Vaccine delivery delays blamed as just half of elderly get flu jabs in Northern Ireland
Almost half of pensioners here had not received flu jabs from GPs by the start of December, it has emerged.
The revelation came as figures show a fall in the number of people who received their jab from doctors during the annual vaccination programme compared to the same period last year.
Statistics from the Public Health Agency (PHA) indicate that up to the end of November, uptake of free flu jabs was down across all age groups.
The over-65s category saw the biggest decline, from nearly 67% who got the jab in the same period in 2017 to 52% this year.
This age group includes those who were eligible for the new, more effective vaccine Fluad - for those aged 74 and over - which has been dogged by complaints about delays to supplies.
The PHA has previously been forced to make repeated assurances that the final batch of Fluad doses, which had been subject to a phased delivery in three batches due to "manufacturing constraints", would arrive this month.
The PHA stressed the figures do not include flu clinics from early December, "especially for those over 65 years of age", and thus would improve.
The statistics, which are provided only in percentages from data collected from 325 GP practices, show the numbers of pregnant women who availed of the free vaccine have also dipped to 43.5%, down from nearly 47%.
Uptake in the aged 65 and lower at-risk category has dropped from 48.2% to 41.7%, for toddlers between two and four it has dropped from nearly 50% to nearly 42%. Primary school-aged children also witnessed a slight decrease, from 75.3% to 75.1%.
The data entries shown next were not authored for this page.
extern "C" int ftkb_push_snapshot_f32(ftkb_ctx *c, const float *scalar, const float *vector) {
  if (!c) return FTKB_ERR_INVALID;
  if (c->cfg.jacobian_source == FTKB_SOURCE_GIVEN) return fail(c, FTKB_ERR_INVALID, "push_snapshot_f32: a GIVEN jacobian has no float32 form");
  if (c->cfg.scalar_source == FTKB_SOURCE_GIVEN && !scalar) return fail(c, FTKB_ERR_INVALID, "push: scalar field is GIVEN but no scalar array was passed");
  if (c->cfg.vector_source == FTKB_SOURCE_GIVEN && !vector) return fail(c, FTKB_ERR_INVALID, "push: vector field is GIVEN but no vector array was passed");
  if (c->cfg.vector_source == FTKB_SOURCE_DERIVED && !vector && !scalar) return fail(c, FTKB_ERR_INVALID, "push: vector field is DERIVED but no scalar array was passed");
  if ((uintptr_t)scalar % 4 != 0 || (uintptr_t)vector % 4 != 0) return fail(c, FTKB_ERR_INVALID, "push: arrays must be 4-byte aligned");
  CK(cudaSetDevice(c->cfg.device));
  Layer l;
  int rc = new_layer(c, l);
  if (rc) return rc;
  const size_t nS = c->nvert, nV = c->nvert * c->n;
  const size_t need = 4 * std::max(scalar ? nS : 0, vector ? nV : 0) + 16;
  if (c->f32_cap < need) {
    cudaFree(c->d_f32);
    c->d_f32 = nullptr; c->f32_cap = 0;
    CK(cudaMalloc(&c->d_f32, need));
    c->f32_cap = need;
  }
  auto ingest = [&](const float *src, size_t count, std::vector<double *> &pool, double **dst, bool *own) -> int {
    if (!src) return FTKB_OK;
    const int r = take_buffer(c, pool, count, dst);
    if (r) return r;
    *own = true;
    CK(cudaMemcpyAsync(c->d_f32, src, 4 * count, cudaMemcpyHostToDevice, c->stream));
    launch_widen_f32(static_cast<const float *>(c->d_f32), *dst, count, c->stream);
    c->stats.h2d_bytes += 4 * count;
    c->stats.kernel_launches++;
    return check_launch(c, "widen");
  };
  if ((rc = ingest(scalar, nS, c->freeS, &l.S, &l.ownS))) { release_layer(c, l); return rc; }
  if ((rc = ingest(vector, nV, c->freeV, &l.V, &l.ownV))) { release_layer(c, l); return rc; }
  if ((rc = derive_layer(c, l))) { release_layer(c, l); return rc; }
  CK(cudaStreamSynchronize(c->stream));
  c->layers.push_back(l);
  return FTKB_OK;
}

extern "C" int ftkb_set_producer_stream(ftkb_ctx *c, void *stream, int enable) {
  if (!c) return FTKB_ERR_INVALID;
  c->producer = reinterpret_cast<cudaStream_t>(stream);
  c->has_producer = enable != 0;
  return FTKB_OK;
}

extern "C" int ftkb_push_synthetic(ftkb_ctx *c, int kind, const double *params, int nparams, double t) {
  if (!c) return FTKB_ERR_INVALID;
  if (nparams < 0 || nparams > 8 || (nparams && !params)) return fail(c, FTKB_ERR_INVALID, "push_synthetic: bad params");
  const bool vector_kind = kind == FTKB_SYN_DOUBLE_GYRE || kind == FTKB_SYN_ABC || kind == FTKB_SYN_TORNADO;
  const bool ok2 = kind == FTKB_SYN_WOVEN || kind == FTKB_SYN_DOUBLE_GYRE || kind == FTKB_SYN_MERGER;
  if (kind < 0 || kind > FTKB_SYN_TORNADO || (ok2 && c->n != 2) || ((kind == FTKB_SYN_ABC || kind == FTKB_SYN_TORNADO) && c->n != 3))
    return fail(c, FTKB_ERR_INVALID, "push_synthetic: generator does not match the context's dimensionality");
  if (vector_kind ? c->cfg.vector_source != FTKB_SOURCE_GIVEN : c->cfg.scalar_source != FTKB_SOURCE_GIVEN)
    return fail(c, FTKB_ERR_INVALID, "push_synthetic: generator kind does not match the configured field sources");
  CK(cudaSetDevice(c->cfg.device));
  double p[8] = {0, 0, 0, 0, 0, 0, 0, 0};
  for (int i = 0; i < nparams; i++) p[i] = params[i];
  Layer l;
  int rc = new_layer(c, l);
  if (rc) return rc;
  double **dst = vector_kind ? &l.V : &l.S;
  if ((rc = take_buffer(c, vector_kind ? c->freeV : c->freeS, vector_kind ? c->nvert * c->n : c->nvert, dst))) { release_layer(c, l); return rc; }
  (vector_kind ? l.ownV : l.ownS) = true;
  launch_synthetic(kind, c->n, c->cfg.dims[0], c->cfg.dims[1], c->n == 3 ? c->cfg.dims[2] : 1, p, t, *dst, c->stream,
                   c->slab ? c->cfg.slab_offset : 0, c->slab ? c->cfg.slab_global_dim : 0);
  c->stats.kernel_launches++;
  if ((rc = derive_layer(c, l))) { release_layer(c, l); return rc; }
  c->layers.push_back(l);
  return FTKB_OK;
}

static int resolve_pending(ftkb_ctx *c, Layer &l);

static double slot_value(const ftkb_ctx *c, int slot) {
  double v;
  std::memcpy(&v, c->h_scalars + slot, 8);
  return (c->h_scalars[slot] >> 52) >= 0x7ff ? DBL_MAX : v;
}

extern "C" int ftkb_last_layer_resolution(ftkb_ctx *c, double *res) {
  if (!c || !res) return FTKB_ERR_INVALID;
  if (c->layers.empty()) return fail(c, FTKB_ERR_INVALID, "last_layer_resolution: no resident snapshot");
  CK(cudaSetDevice(c->cfg.device));
  { const int rc = drain(c); if (rc) return rc; }
  Layer &l = c->layers.back();
  if (l.res_pending) {
    const int rc = resolve_pending(c, l);
    if (rc) return rc;
  }
  CK(cudaStreamSynchronize(c->stream));
  *res = (l.V || l.S) ? slot_value(c, l.slot) : DBL_MAX;
  return FTKB_OK;
}

extern "C" int ftkb_set_resolution(ftkb_ctx *c, double res) {
  if (!c) return FTKB_ERR_INVALID;
  if (!c->pend.empty()) {
    cudaSetDevice(c->cfg.device);
    const int rc = drain(c);
    if (rc) return rc;
  }
  if (res > 0 && res < c->resolution) c->resolution = res;
  return FTKB_OK;
}

extern "C" int ftkb_current_timestep(const ftkb_ctx *c, int32_t *t) {
  if (!c || !t) return FTKB_ERR_INVALID;
  *t = c->current_timestep;
  return FTKB_OK;
}

static int grow_points(ftkb_ctx *c, uint64_t need) {
  uint64_t cap = c->pt_cap;
  while (cap < need) cap *= 2;
  ftkb_point *np = nullptr;
  CK(cudaMalloc(&np, sizeof(ftkb_point) * cap));
  CK(cudaMemcpyAsync(np, c->d_pts, sizeof(ftkb_point) * c->npts, cudaMemcpyDeviceToDevice, c->stream));
  CK(cudaStreamSynchronize(c->stream));
  cudaFree(c->d_pts);
  c->d_pts = np;
  c->pt_cap = cap;
  return FTKB_OK;
}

Fermanagh and South Tyrone MLA Rosemary Barton, who had criticised delays in flu jabs earlier this winter, said she was "very concerned" about the drop in elderly people being vaccinated.
"From mid-October until the third week in November, a number of surgeries in South Tyrone had great difficulty accessing vaccines for this age group which resulted in patients phoning surgeries week after week trying to make appointments to avail of the vaccine," she said. "This shortage of vaccine is extremely worrying and difficult to understand."
Dr Brendan O'Hare, who is based in Ms Barton's constituency, was critical of how flu jab supplies were handled this year.
"I'm not in the least surprised by the figures," he said. "The vaccine supply has been very poorly managed, intermittent and at times has been very difficult to get any momentum going with it.
"While I would be critical of how the vaccines have been supplied, I would still urge those eligible to come forward."
Lisburn SDLP councillor Mairia Cahill said both she and her elderly grandmother have been unable to get the flu jab.
Last year Ms Cahill ended up in hospital on a drip after contracting flu, and wanted to ensure she was vaccinated.
"I called into Boots at Sprucefield and the girl behind the counter said: 'No, we've run out, the stock is completely gone'.
"And we have been trying to get a flu jab for my grandmother for the past two months.
"In my family, the only one who has actually been vaccinated is my daughter - who got it at her school."
The PHA said it expects figures from early next year to reflect an increase in numbers receiving the flu jab.
Dr Jillian Johnston, consultant in health protection at the PHA, stressed that the latest available figures would not reflect flu clinics which took place in early December, "especially for those over 65 years of age".
"We anticipate that our uptake will improve in the end of December and end of January returns," she said.
She also urged all those eligible for the jab to ensure they avail of the vaccine each year as the flu virus is "unpredictable" and strains can "vary from year to year".
She added: "The vaccine is still the best protection people can have from flu this winter."